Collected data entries
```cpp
struct TailArgs {
	double *A;
	int64_t ld;
	int64_t rows;
	int64_t ncols;
	int64_t c0;
	int have_pre;
	int Tr, Tc;
	int has_rhs;
	double *tinv;
	double *dbuf;
	int *pub;
	int epoch;
	int *info, *abort;
	long long timeout_ticks;
	long long *trace;
	const int *order;
	unsigned long long rowbits[TAIL_MAX_ROWS + 1];
};

constexpr int TAIL_ABORT_TIMEOUT = 2;

constexpr int TAIL_LDS_DOUBLES = POTRF_LDS_DOUBLES_INV2 + 16;

#ifndef SPP_TAIL_PLAIN_LD
#define SPP_TAIL_PLAIN_LD 0
#endif
__device__ __forceinline__ double tail_ld(const double *p)
{
#if SPP_TAIL_PLAIN_LD
	return __hip_atomic_load(p, __ATOMIC_RELAXED, __HIP_MEMORY_SCOPE_WORKGROUP);
#else
	return __hip_atomic_load(p, __ATOMIC_RELAXED, __HIP_MEMORY_SCOPE_AGENT);
#endif
}

__device__ __noinline__ void tail_first_tile(double *sm, const v4f64 t00, const int lane, int *info, const int64_t k0)
{
	const int l15 = lane & 15, l4 = lane >> 4;
#pragma unroll
	for(int r = 0; r < 4; ++ r)
		sm[(l4 + 4 * r) + l15 * TS] = t00[r];
	if(lane == 0)
		potrf_lds2_fail(sm)[0] = 0;
	__builtin_amdgcn_fence(__ATOMIC_ACQ_REL, "wavefront");
	__builtin_amdgcn_wave_barrier();
	diag_tile_factor<TS>(sm, potrf_lds2_dv(sm), potrf_lds2_gd0(sm), potrf_lds2_dinv(sm), 0, lane, potrf_lds2_fail(sm), info, k0);
}

__global__ __launch_bounds__(POTRF_THREADS)
void dense_tail_kernel(const TailArgs a)
{
	extern __shared__ double sm[];
	const int tid = threadIdx.x, lane = tid & 63, wave = __builtin_amdgcn_readfirstlane(tid >> 6);
	const int l15 = lane & 15, l4 = lane >> 4;
	int *st = (int*)(sm + POTRF_LDS_DOUBLES_INV2);
	const int ord = a.order[blockIdx.x];
	const int ti = ord >> 16, tj = ord & 0xffff;
	const bool diag = ti == tj;
	const int64_t i0 = a.c0 + (int64_t)NB * ti, j0 = a.c0 + (int64_t)NB * tj;
	const int tag = a.epoch << 4;
	auto stamp = [&](int slot) { if(a.trace && tid == 0) a.trace[ti * 8 + slot] = wall_clock64(); };
	if(diag) stamp(0);
	auto pub_count = [&](const int v, const int w) -> int {
		const int cv = ((v >> 4) == a.epoch) ? (v & 15) : 0, cw = ((w >> 4) == a.epoch) ? (w & 15) : 0;
		return cv < cw ? cv : cw;
	};
	auto wait_pub = [&](const int *p, const int *q, const int need) -> int {
		if(tid == 0) {
			const long long t0 = wall_clock64();
			int got = -1;
			for(;;) {
				const int v = __hip_atomic_load(p, __ATOMIC_RELAXED, __HIP_MEMORY_SCOPE_AGENT);
				const int w = q ? __hip_atomic_load(q, __ATOMIC_RELAXED, __HIP_MEMORY_SCOPE_AGENT) : v;
				const int cv = ((v >> 4) == a.epoch) ? (v & 15) : 0, cw = ((w >> 4) == a.epoch) ? (w & 15) : 0;
				const int c = cv < cw ? cv : cw;
				if(c >= need) {
					got = c;
					break;
				}
				if(__hip_atomic_load(a.abort, __ATOMIC_RELAXED, __HIP_MEMORY_SCOPE_AGENT))
					break;
				if(wall_clock64() - t0 > a.timeout_ticks) {
					__hip_atomic_store(a.abort, TAIL_ABORT_TIMEOUT, __ATOMIC_RELAXED, __HIP_MEMORY_SCOPE_AGENT);
					break;
				}
				__builtin_amdgcn_s_sleep(1);
			}
			st[1] = got;
		}
		lds_barrier();
		const int got = st[1];
		lds_barrier();
		return got;
	};
	int ra[4], cb[4];
#pragma unroll
	for(int u = 0; u < 4; ++ u) {
		if(!diag) {
			ra[u] = wave & 7;
			cb[u] = 4 * (wave >> 3) + u;
		} else {
			int q = (wave == 0) ? (u == 0 ? 0 : 36) : wave + 15 * u, c = 0;
			if(q >= 36)
				ra[u] = cb[u] = -1;
			else {
				while(q > c) {
					q -= c + 1;
					++ c;
				}
				ra[u] = q;
				cb[u] = c;
			}
		}
	}
	v4f64 acc[4];
	{
		double *img = sm;
#pragma unroll 4
		for(int q = 0; q < NB * NB / POTRF_THREADS; ++ q) {
			const int e = tid + q * POTRF_THREADS, r = e & (NB - 1), c = e >> 7;
			const int64_t row = i0 + r, col = j0 + c;
			img[r + c * TS] = (col < a.ncols) ? a.A[row + col * a.ld] : ((diag && row == col) ? 1.0 : 0.0);
		}
		lds_barrier();
#pragma unroll
		for(int u = 0; u < 4; ++ u)
#pragma unroll
			for(int r = 0; r < 4; ++ r)
				acc[u][r] = (ra[u] < 0) ? 0.0 : img[(16 * ra[u] + l4 + 4 * r) + (16 * cb[u] + l15) * TS];
		lds_barrier();
	}
	bool pre_first = false;
	{
		const int ek = tid & 15, ec = tid >> 4;
		constexpr int PS = 18;
		const int ekp = 4 * (ek & 3) + (ek >> 2);
		const int kfirst = a.have_pre ? -1 : 0;
		unsigned long long steps = 0;
		for(int k = kfirst; k < ti; ++ k) {
			const unsigned long long w = a.rowbits[k + 1];
			if(((w >> ti) & (w >> tj) & 1) != 0)
				steps |= 1ull << (k - kfirst);
		}
		const int nst = 8 * __builtin_popcountll(steps);
		double va[2], vb[2];
		auto fetch = [&](const int k, const int J) {
			const double *rowp = a.A + (a.c0 + (int64_t)NB * k) + 16 * J + ek;
#pragma unroll
			for(int h = 0; h < 2; ++ h) {
				const int64_t ca = i0 + ec + 64 * h, cb = j0 + ec + 64 * h;
				va[h] = (ca < (diag ? a.ncols : a.rows)) ? tail_ld(rowp + ca * a.ld) : 0.0;
				vb[h] = (!diag && cb < a.ncols) ? tail_ld(rowp + cb * a.ld) : 0.0;
			}
		};
		int avail = a.have_pre ? 8 : 0;
		pre_first = diag && nst > 0 && (nst & 1) == 0 && a.rows - i0 >= 16;
		bool inflight = false;
		int k = kfirst;
		for(int sidx = 0; sidx < nst; ++ sidx) {
			const int J = sidx & 7;
			if(J == 0) {
				k = kfirst + __builtin_ctzll(steps);
				steps &= steps - 1;
			}
			if(J == 0 && k >= 0)
				avail = 0;
			if(!inflight) {
				if(J >= avail) {
					avail = wait_pub(a.pub + k * a.Tc + ti, a.pub + k * a.Tc + tj, J + 1);
					if(avail < 0)
						return;
				}
				fetch(k, J);
			}
			int pk = -1;
			if(tid == 0 && k >= 0 && J + 1 < 8 && J + 1 >= avail)
				pk = pub_count(__hip_atomic_load(a.pub + k * a.Tc + ti, __ATOMIC_RELAXED, __HIP_MEMORY_SCOPE_AGENT),
					__hip_atomic_load(a.pub + k * a.Tc + tj, __ATOMIC_RELAXED, __HIP_MEMORY_SCOPE_AGENT));
			double *sa = sm + (sidx & 1) * 2 * NB * PS, *sb = diag ? sa : sa + NB * PS;
#pragma unroll
			for(int h = 0; h < 2; ++ h) {
				sa[ekp + (ec + 64 * h) * PS] = va[h];
				if(!diag)
					sb[ekp + (ec + 64 * h) * PS] = vb[h];
			}
			if(tid == 0)
				st[2 + (sidx & 1)] = pk;
			lds_barrier();
			{
				const int seen = st[2 + (sidx & 1)];
				if(seen > avail)
					avail = seen;
			}
			inflight = (sidx + 1 < nst) && (J + 1 < 8) && (J + 1 < avail);
			if(inflight)
				fetch(k, J + 1);
			double fa[4];
#pragma unroll
			for(int u = 0; u < 4; ++ u) {
				if(ra[u] < 0)
					continue;
				double fb[4];
				if(u == 0 || diag) {
					const bool row_live = i0 + 16 * ra[u] + l15 < a.rows;
					const double2 a01 = *(const double2*)(sa + 4 * l4 + (16 * ra[u] + l15) * PS), a23 = *(const double2*)(sa + 4 * l4 + 2 + (16 * ra[u] + l15) * PS);
					fa[0] = row_live ? -a01.x : 0.0;
					fa[1] = row_live ? -a01.y : 0.0;
					fa[2] = row_live ? -a23.x : 0.0;
					fa[3] = row_live ? -a23.y : 0.0;
				}
				{
					const double2 b01 = *(const double2*)(sb + 4 * l4 + (16 * cb[u] + l15) * PS), b23 = *(const double2*)(sb + 4 * l4 + 2 + (16 * cb[u] + l15) * PS);
					fb[0] = b01.x;
					fb[1] = b01.y;
					fb[2] = b23.x;
					fb[3] = b23.y;
				}
#pragma unroll
				for(int kk = 0; kk < 4; ++ kk)
					acc[u] = __builtin_amdgcn_mfma_f64_16x16x4f64(fa[kk], fb[kk], acc[u], 0, 0, 0);
				if(u == 0 && pre_first && sidx == nst - 1 && wave == 0) {
					tail_first_tile(sm, acc[0], lane, a.info, i0);
				}
			}
		}
		lds_barrier();
	}
	if(diag) stamp(1);
	double *T = sm;
#pragma unroll
	for(int u = 0; u < 4; ++ u)
#pragma unroll
		for(int r = 0; r < 4; ++ r)
			if(ra[u] >= 0 && !(pre_first && wave == 0 && u == 0))
				T[(16 * ra[u] + l4 + 4 * r) + (16 * cb[u] + l15) * TS] = acc[u][r];
	lds_barrier();
	if(diag) {
		const int64_t nv = a.rows - i0;
		const int n_valid = (int)(nv < 0 ? 0 : (nv > NB ? NB : nv));
		PotrfPub pb;
		pb.flag = a.pub + ti * a.Tc + ti;
		pb.base = tag;
		pb.dbuf = a.dbuf + (size_t)ti * 8 * 256;
		pb.abort = a.abort;
		potrf_diag_body<false, 1, 2, true>(a.A + i0 + i0 * a.ld, a.ld, n_valid, (a.has_rhs && n_valid < NB) ? 1 : 0,
			a.tinv + (size_t)ti * NB * NB, a.info, i0, sm, pb, pre_first ? 1 : 0);
		stamp(2);
		return;
	}
	double *Dv = T + NB * TS;
	double *Rr = Dv + 16 * PT;
	const double *Rii = a.A + i0 + i0 * a.ld;
	int avail = 0;
	bool inflight = false;
	double dvr = 0, rr[2] = {0, 0};
	auto fetch_panel = [&](const int J) {
		if(tid < 256)
			dvr = tail_ld(a.dbuf + ((size_t)ti * 8 + J) * 256 + tid);
#pragma unroll
		for(int h = 0; h < 2; ++ h) {
			const int e = tid + POTRF_THREADS * h, k = e & 15, c = e >> 4;
			if(e < 16 * (NB - 16 * (J + 1)))
				rr[h] = tail_ld(Rii + (16 * J + k) + (int64_t)(16 * (J + 1) + c) * a.ld);
		}
	};
	for(int J = 0; J < 8; ++ J) {
		if(!inflight) {
			if(J >= avail) {
				avail = wait_pub(a.pub + ti * a.Tc + ti, nullptr, J + 1);
				if(avail < 0)
					return;
			}
			fetch_panel(J);
		}
		if(tj == ti + 1 && J == 0) stamp(3);
		if(tj == ti + 1 && J == 7) stamp(4);
		int pk = -1;
		if(tid == 0 && J + 1 < 8 && J + 1 >= avail) {
			const int v = __hip_atomic_load(a.pub + ti * a.Tc + ti, __ATOMIC_RELAXED, __HIP_MEMORY_SCOPE_AGENT);
			pk = pub_count(v, v);
		}
		if(tid < 256)
			Dv[(tid & 15) + (tid >> 4) * PT] = dvr;
#pragma unroll
		for(int h = 0; h < 2; ++ h) {
			const int e = tid + POTRF_THREADS * h;
			if(e < 16 * (NB - 16 * (J + 1)))
				Rr[(e & 15) + (e >> 4) * PT] = rr[h];
		}
		if(tid == 0)
			st[2 + (J & 1)] = pk;
		lds_barrier();
		{
			const int seen = st[2 + (J & 1)];
			if(seen > avail)
				avail = seen;
		}
		inflight = (J + 1 < 8) && (J + 1 < avail);
		if(inflight)
			fetch_panel(J + 1);
		if(wave < 8) {
			double *Y = T + 16 * J + (16 * wave) * TS;
			const v4f64 x = tile_atb(Dv, 1, PT, Y, 1, TS, lane);
			__builtin_amdgcn_fence(__ATOMIC_ACQ_REL, "wavefront");
			__builtin_amdgcn_wave_barrier();
			const int64_t col = j0 + 16 * wave + l15;
#pragma unroll
			for(int r = 0; r < 4; ++ r) {
				Y[(l4 + 4 * r) + l15 * TS] = x[r];
				if(col < a.ncols)
					__hip_atomic_store(&a.A[(i0 + 16 * J + l4 + 4 * r) + col * a.ld], x[r], __ATOMIC_RELAXED, __HIP_MEMORY_SCOPE_AGENT);
			}
		}
		lds_barrier();
		{
			const int b = wave & 7;
// ... 35 lines not shown
```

Task requirements
For each line in the data that contains the string "stamp", give a copy of that line.

Answer space
	auto stamp = [&](int slot) { if(a.trace && tid == 0) a.trace[ti * 8 + slot] = wall_clock64(); };
	if(diag) stamp(0);
	if(diag) stamp(1);
		stamp(2);
		if(tj == ti + 1 && J == 0) stamp(3);
		if(tj == ti + 1 && J == 7) stamp(4);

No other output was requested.